*** Begin section ***
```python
SIGNATURES = {
    "pings_abi_version": (i32, []),
    "pings_last_error": (C.c_char_p, []),
    "pings_prof_enable": (i32, [i32]),
    "pings_prof_only": (i32, [C.c_char_p]),
    "pings_prof_report": (i32, [C.c_char_p, sz]),
    "pings_ssim_partials_count": (sz, [i32, i32, i32]),
    "pings_ssim_forward": (i32, [vp, vp, i32, i32, i32, i32, vp, vp, vp, vp, vp, vp]),
    "pings_ssim_backward": (i32, [vp, vp, i32, i32, i32, vp, vp, vp, vp, vp, vp]),
    "pings_raster_mark_visible": (i32, [vp, i32, C.POINTER(RasterSettings), vp, vp]),
    "pings_raster_geom_bytes": (sz, [i32, i32, i32]),
    "pings_raster_binning_bytes": (sz, [i64, i32, i32]),
    "pings_raster_image_bytes": (sz, [i32, i32]),
    "pings_raster_preprocess": (i32, [C.POINTER(RasterSettings), i32, vp, vp, vp, vp, vp, vp, vp, C.POINTER(i64),
                                      C.POINTER(i32), vp]),
    "pings_raster_preprocess_dyn": (i32, [C.POINTER(RasterSettings), i32, vp, vp, vp, vp, vp, vp, vp, vp, i32,
                                          C.POINTER(vp), i32, C.POINTER(i32), C.POINTER(i64), C.POINTER(i32), vp]),
    "pings_raster_render": (i32, [C.POINTER(RasterSettings), i32, i64, vp, vp, vp, vp, vp, vp, vp, vp, i32, vp]),
    "pings_raster_tile_sort_bytes": (sz, [i64, C.POINTER(i32)]),
    "pings_raster_tile_sort": (i32, [vp, i64, i32, i32, vp, vp, vp, i32, vp]),
    "pings_raster_scan_bytes": (sz, [i64]),
    "pings_raster_scan_u32": (i32, [vp, i64, i32, i32, vp, vp, sz, vp]),
    "pings_raster_backward_bytes": (sz, [i32, i64]),
    "pings_raster_backward": (i32, [C.POINTER(RasterSettings), i32, i64, vp, vp, vp, vp, vp, vp, vp, vp, vp, vp, vp, vp,
                                    vp, vp, vp, vp, vp, vp, vp, vp, vp, vp, vp, vp, i32, vp]),
    "pings_raster_debug_lists": (i32, [vp, i64, i32, i32, vp, vp, vp]),
    "pings_raster_debug_image": (i32, [vp, i32, i32, vp, vp, vp]),
    "pings_raster_debug_occlusion": (i32, [vp, i32, i32, i32, vp, vp, C.POINTER(C.c_int32), vp]),
    "pings_raster_rank_bucket": (i32, [vp, i64, i32, C.c_uint32, vp]),
    "pings_raster2d_geom_bytes": (sz, [i32, i32, i32]),
    "pings_raster2d_binning_bytes": (sz, [i64, i32, i32]),
    "pings_raster2d_image_bytes": (sz, [i32, i32]),
    "pings_raster2d_preprocess": (i32, [C.POINTER(RasterSettings), i32, vp, vp, vp, vp, vp, vp, vp, vp, i32,
                                        C.POINTER(vp), i32, C.POINTER(i32), C.POINTER(i64), vp]),
    "pings_raster2d_render": (i32, [C.POINTER(RasterSettings), i32, i64, vp, vp, vp, vp, vp, vp]),
    "pings_raster2d_backward_bytes": (sz, [i32, i64]),
    "pings_raster2d_backward": (i32, [C.POINTER(RasterSettings), i32, i64, vp, vp, vp, vp, vp, vp, vp, vp, vp, vp, vp,
                                      vp, vp, vp, vp]),
    "pings_raster2d_debug_lists": (i32, [vp, i64, i32, i32, vp, vp, vp]),
    "pings_raster2d_debug_image": (i32, [vp, i32, i32, vp, vp, vp, vp]),
    "pings_knn_compact_entries": (sz, [i64]),
    "pings_knn_compact_build": (i32, [vp, i64, vp, sz, vp]),
    "pings_knn_blocks_entries": (sz, [i64]),
    "pings_knn_blocks_build": (i32, [C.POINTER(KnnMap), i64, i64, i32, vp, sz, vp, vp, vp]),
    "pings_knn_search": (i32, [C.POINTER(KnnMap), vp, i64, vp, vp, vp, vp, vp]),
    "pings_knn_cells": (i32, [C.POINTER(KnnMap), vp, i64, i64, vp, vp, vp]),
    "pings_query_feature_forward": (i32, [C.POINTER(KnnMap), C.POINTER(QfTables), vp, i64, vp, vp, vp, vp, vp, vp, vp,
                                          vp, vp, vp, vp, vp]),
    "pings_query_feature_accumulate": (i32, [vp, vp, i64, vp, vp]),
    "pings_query_feature_scratch_bytes": (sz, [i64, i32, i64]),
    "pings_query_feature_backward": (i32, [C.POINTER(QfTables), vp, vp, i64, i32, vp, vp, vp, vp, vp, vp, i64, vp, vp,
                                           vp, vp, vp]),
    "pings_query_feature_double_backward": (i32, [C.POINTER(QfTables), vp, vp, i64, i32, vp, vp, vp, vp, vp, vp, vp, vp,
                                                  i64, vp, vp, vp, vp, vp, vp, vp, vp, vp]),
    "pings_rows_scatter_add_scratch_bytes": (sz, [i64, i64]),
    "pings_rows_scatter_add": (i32, [vp, i64, vp, i64, i32, vp, vp, i64, vp, vp, vp]),
    "pings_rows_plan_bytes": (sz, [i64, i64]),
    "pings_rows_plan_build": (i32, [vp, i64, i64, vp, vp]),
    "pings_rows_plan_apply": (i32, [vp, i64, i64, vp, i64, i32, vp, vp, vp]),
    "pings_sdf_forward": (i32, [C.POINTER(KnnMap), C.POINTER(SdfDecoder), vp, vp, vp, vp, i32, vp, i64, vp, vp, vp, vp,
                                vp, vp, vp, vp, vp]),
    "pings_sdf_plan": (i32, [i32, i32, i32, i32, i32, i32, C.POINTER(C.c_int32)]),
    "pings_color_forward": (i32, [C.POINTER(ColorDecoder), vp, i64, vp, vp, i32, vp, i64, vp, i32, vp, vp, vp]),
    "pings_sdf_backward_scratch_bytes": (sz, [i64, i32, i32, i32, i64]),
    "pings_sdf_double_backward": (i32, [C.POINTER(SdfDecoder), vp, i64, vp, vp, vp, i32, vp, i64, i32, vp, vp, vp, vp,
                                        vp, vp, vp, vp, vp, vp, vp]),
    "pings_sdf_backward": (i32, [C.POINTER(SdfDecoder), vp, i64, vp, vp, i32, vp, i64, i32, vp, vp, vp, vp, vp, vp, vp,
                                 vp, vp, vp]),
    "pings_mlp_backward_scratch_bytes": (sz, [i32, i32, i32]),
    "pings_mlp_forward": (i32, [vp, i64, i32, i32, i32, vp, vp, vp, vp, vp, vp]),
    "pings_mlp_backward": (i32, [vp, vp, i64, i32, i32, i32, vp, vp, vp, vp, vp, vp, vp, vp, vp, vp]),
    "pings_mlp_double_backward_supported": (i32, [i32, i32, i32]),
    "pings_mlp_double_backward": (i32, [vp, vp, vp, i64, i32, i32, i32, vp, vp, vp, vp, vp, vp, vp, vp]),
    "pings_mlp_forward_grouped": (i32, [C.POINTER(MlpJob), i32, i64, vp]),
    "pings_mlp_forward_grouped_dyn": (i32, [C.POINTER(MlpJob), i32, i64, vp, vp]),
    "pings_mlp_backward_grouped_scratch_bytes": (sz, [C.POINTER(MlpJob), i32]),
    "pings_mlp_backward_grouped": (i32, [C.POINTER(MlpJob), i32, i64, vp, vp]),
    "pings_exposure_forward": (i32, [vp, vp, vp, i64, vp, vp]),
    "pings_exposure_backward_scratch_bytes": (sz, []),
    "pings_exposure_backward": (i32, [vp, vp, vp, i64, vp, vp, vp, vp, vp]),
    "pings_stencil_points": (i32, [vp, i64, f32, i32, vp, vp]),
    "pings_stencil_gradient": (i32, [vp, vp, i64, f32, i32, vp, vp]),
    "pings_stencil_gradient_backward": (i32, [vp, i64, f32, i32, vp, vp, vp]),
    "pings_spawn_gather": (i32, [i32, vp, vp, vp, vp, vp, vp, i32, vp, i32, vp, i32, i32, i32, vp, vp, vp, vp, vp, vp,
                                 vp, vp]),
    "pings_spawn_gather_dyn": (i32, [i32, vp, vp, vp, vp, vp, vp, vp, i32, vp, i32, vp, i32, i32, i32, vp, vp, vp, vp,
                                     vp, vp, vp, vp]),
    "pings_spawn_plan_dyn": (i32, [C.POINTER(SpawnParams), vp, vp, vp, vp, vp, vp, vp, vp, vp]),
    "pings_spawn_forward_dyn": (i32, [C.POINTER(SpawnParams), vp, vp, vp, vp, vp, vp, vp, vp, vp, vp, vp, vp, vp, vp,
                                      vp, vp, vp, vp, vp, vp, vp]),
    "pings_spawn_gather_backward": (i32, [i32, vp, vp, i32, i32, vp, i32, i32, vp, vp, vp]),
    "pings_spawn_plan_scratch_bytes": (sz, [i64]),
    "pings_spawn_plan": (i32, [C.POINTER(SpawnParams), vp, vp, vp, vp, vp, vp, vp]),
    "pings_spawn_forward": (i32, [C.POINTER(SpawnParams), vp, vp, vp, vp, vp, vp, vp, vp, vp, vp, vp, vp, vp, vp, vp,
                                  vp, vp, vp, vp]),
    "pings_spawn_backward": (i32, [C.POINTER(SpawnParams), vp, vp, vp, vp, vp, vp, vp, vp, vp, vp, vp, vp, vp, vp, vp,
                                   vp, vp, vp, vp, vp, vp]),
    "pings_voxel_downsample_scratch_bytes": (sz, [i64]),
    "pings_voxel_downsample": (i32, [vp, i64, f32, vp, vp, C.POINTER(i64), vp]),
    "pings_voxel_downsample_min_value": (i32, [vp, vp, i64, f32, vp, vp, C.POINTER(i64), vp]),
    "pings_map_prune_mask": (i32, [i64, vp, i64, i32, vp, vp, f32, f32, vp, vp, vp]),
    "pings_map_adjust": (i32, [i64, vp, vp, vp, vp, i32, vp, i32, i64, vp, vp]),
    "pings_map_rehash": (i32, [vp, vp, i64, f32, i64, vp, vp, vp]),
    "pings_map_update_scratch_bytes": (sz, [i64, i64]),
    "pings_map_update": (i32, [vp, vp, i64, f64, i64, vp, i64, vp, i32, f32, i32, vp, vp, vp, vp, vp, vp, vp, vp, vp,
                               vp, vp, C.POINTER(i64), vp]),
    "pings_map_reset_local_scratch_bytes": (sz, [i64]),
    "pings_map_reset_local": (i32, [i64, vp, vp, vp, vp, i32, i32, i32, f32, i32, vp, i32, f64, f64, vp, vp, vp, vp, vp,
                                    C.POINTER(i64), vp]),
    "pings_mask_rows_scratch_bytes": (sz, [i64]),
    "pings_mask_rows": (i32, [vp, i64, vp, vp, C.POINTER(i64), vp]),
    "pings_gather_rows_multi": (i32, [C.POINTER(GatherJob), i32, vp, vp]),
    "pings_gather_rows": (i32, [vp, i64, vp, i64, vp, vp]),
    "pings_scatter_rows": (i32, [vp, i64, vp, i64, vp, vp]),
    "pings_depth2normal_forward": (i32, [vp, vp, vp, i32, i32, f32, f32, f32, f32, f32, vp, vp]),
    "pings_depth2normal_backward_scratch_bytes": (sz, [i32, i32]),
    "pings_depth2normal_backward": (i32, [vp, vp, vp, i32, i32, f32, f32, f32, f32, f32, vp, vp, vp, vp]),
    "pings_image_losses_scratch_bytes": (sz, []),
    "pings_image_losses_forward": (i32, [C.POINTER(ImageLossParams), vp, vp, vp, vp, vp, vp, vp, vp, vp, vp, vp, vp]),
    "pings_image_losses_backward": (i32, [C.POINTER(ImageLossParams), vp, vp, vp, vp, vp, vp, vp, vp, vp, vp, vp, vp,
                                          vp, vp, vp, vp]),
    "pings_head_reduce": (i32, [vp, vp, i64, i32, i32, i32, vp, vp, vp]),
    "pings_reg_normal_equations_scratch_bytes": (sz, []),
    "pings_reg_normal_equations": (i32, [vp, vp, vp, vp, i64, vp, vp, vp]),
    "pings_reg_solve": (i32, [vp, f32, vp, vp, vp]),
    "pings_reg_solve_checked": (i32, [vp, f32, vp, vp, vp, C.POINTER(i32), vp]),
    "pings_reg_partials": (i32, [i64]),
    "pings_reg_transform": (i32, [C.POINTER(RegLoopArgs), vp]),
    "pings_reg_assemble": (i32, [C.POINTER(RegLoopArgs), vp]),
    "pings_reg_step": (i32, [C.POINTER(RegLoopArgs), vp]),
    "pings_reg_assemble_color": (i32, [C.POINTER(RegLoopArgs), C.POINTER(RegColorArgs), vp]),
    "pings_reg_read_record": (i32, [vp, vp, vp]),
    "pings_gauss_loss_select": (i32, [C.POINTER(GaussLossArgs), vp]),
    "pings_gauss_loss_prepare": (i32, [C.POINTER(GaussLossArgs), vp]),
    "pings_gauss_loss_reduce": (i32, [C.POINTER(GaussLossArgs), vp]),
    "pings_gauss_loss_backward_rows": (i32, [C.POINTER(GaussLossArgs), vp]),
    "pings_gauss_loss_backward_scatter": (i32, [C.POINTER(GaussLossArgs), vp]),
    "pings_sdf_hvp_x": (i32, [C.POINTER(SdfHvpArgs), vp]),
    "pings_sdf_loss_select": (i32, [C.POINTER(SdfLossArgs), vp]),
    "pings_sdf_loss_reduce": (i32, [C.POINTER(SdfLossArgs), vp]),
    "pings_sdf_loss_backward": (i32, [C.POINTER(SdfLossArgs), vp]),
    "pings_sdf_loss_partials": (i32, [i64, i64]),
    "pings_mc_scratch_bytes": (sz, [i64, i64, i64]),
    "pings_mc_count": (i32, [vp, vp, i64, i64, i64, f32, i32, vp, C.POINTER(i64), vp]),
    "pings_mc_emit": (i32, [vp, vp, i64, i64, i64, f32, i32, vp, i64, i64, vp, vp, vp, vp]),
    "pings_mesh_weld_scratch_bytes": (sz, [i64, i64]),
    "pings_mesh_weld": (i32, [vp, i64, vp, i64, vp, vp, vp, vp, vp, C.POINTER(i64), vp]),
    "pings_mesh_clusters_scratch_bytes": (sz, [i64]),
    "pings_mesh_clusters": (i32, [vp, i64, i64, vp, vp, vp, C.POINTER(i64), vp]),
    "pings_mesh_drop_small_scratch_bytes": (sz, [i64]),
    "pings_mesh_drop_small": (i32, [vp, i64, vp, vp, i64, vp, vp, C.POINTER(i64), vp]),
    "pings_mesh_vertex_normals_scratch_bytes": (sz, [i64, i64]),
    "pings_mesh_vertex_normals": (i32, [vp, i64, vp, i64, vp, vp, vp]),
    "pings_mesh_compact_vertices_scratch_bytes": (sz, [i64, i64]),
    "pings_mesh_compact_vertices": (i32, [vp, i64, vp, i64, vp, vp, vp, vp, vp, C.POINTER(i64), vp]),
    "pings_adamw_step": (i32, [C.POINTER(AdamwJob), i32, C.POINTER(i32), vp]),
    "pings_eval_view_metrics_scratch_bytes": (sz, [i64]),
    "pings_eval_view_metrics": (i32, [vp, vp, i32, i64, vp, vp, vp, f32, f32, f32, i32, vp, vp, vp, vp]),
    "pings_eval_backproject_scratch_bytes": (sz, [i64]),
    "pings_eval_backproject": (i32, [vp, vp, vp, i32, i32, C.POINTER(f64), C.POINTER(f64), f64, f32, i32, vp, vp, vp,
                                     vp, vp]),
    "pings_eval_voxel_scratch_bytes": (sz, [i64]),
    "pings_eval_voxel_centroids": (i32, [vp, i64, vp, f64, vp, vp, vp, vp, vp]),
    "pings_eval_nn_scratch_bytes": (sz, [i64]),
    "pings_eval_nn_build": (i32, [vp, i64, vp, f64, vp, vp, vp]),
    "pings_eval_nn_query": (i32, [vp, i64, vp, vp, i64, f64, f64, vp, vp, vp]),
    "pings_eval_pair_reduce": (i32, [vp, i64, vp, vp, i64, vp, f64, f64, vp, vp, vp]),
    "pings_camera_update_pose": (i32, [C.POINTER(CameraPoseArgs), vp]),
    "pings_camera_set_pose": (i32, [vp, i32, i64, i64, vp, i64, i64, vp, vp]),
    "pings_pool_sample": (i32, [C.POINTER(PoolSampleArgs), vp]),
    "pings_pool_draw": (i32, [C.POINTER(GatherJob), i32, vp, i64, vp, i64, vp, i64, vp, i64, i64, vp, vp]),
    "pings_pool_ts_range": (i32, [vp, i32, i64, vp, vp]),
    "pings_pool_transform": (i32, [i64, vp, vp, i32, vp, i32, i64, vp, vp]),
    "pings_pool_window_scratch_bytes": (sz, [i64]),
    "pings_pool_window_count": (i32, [vp, i64, vp, f32, i32, vp, C.POINTER(i64), vp]),
    "pings_pool_window": (i32, [vp, i64, vp, f32, i32, vp, vp, i64, vp]),
    "pings_pool_append": (i32, [C.POINTER(PoolAppendArgs), vp]),
    "pings_pool_discard_mark": (i32, [vp, i64, i64, vp, vp, vp]),
    "pings_pool_compact_scratch_bytes": (sz, [i64]),
    "pings_pool_compact_count": (i32, [vp, i64, i64, vp, C.POINTER(i64), vp]),
    "pings_pool_compact": (i32, [C.POINTER(GatherJob), i32, vp, i64, vp, vp]),
    "pings_pool_select_scratch_bytes": (sz, [i64]),
# ... 41 lines not shown
```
*** End section ***
▶ _AIM OF THE TASK_
From the records above, pull out every line containing the word "GatherJob".

▶ _OUTPUT FOR THIS EXERCISE_
    "pings_gather_rows_multi": (i32, [C.POINTER(GatherJob), i32, vp, vp]),
    "pings_pool_draw": (i32, [C.POINTER(GatherJob), i32, vp, i64, vp, i64, vp, i64, vp, i64, i64, vp, vp]),
    "pings_pool_compact": (i32, [C.POINTER(GatherJob), i32, vp, i64, vp, vp]),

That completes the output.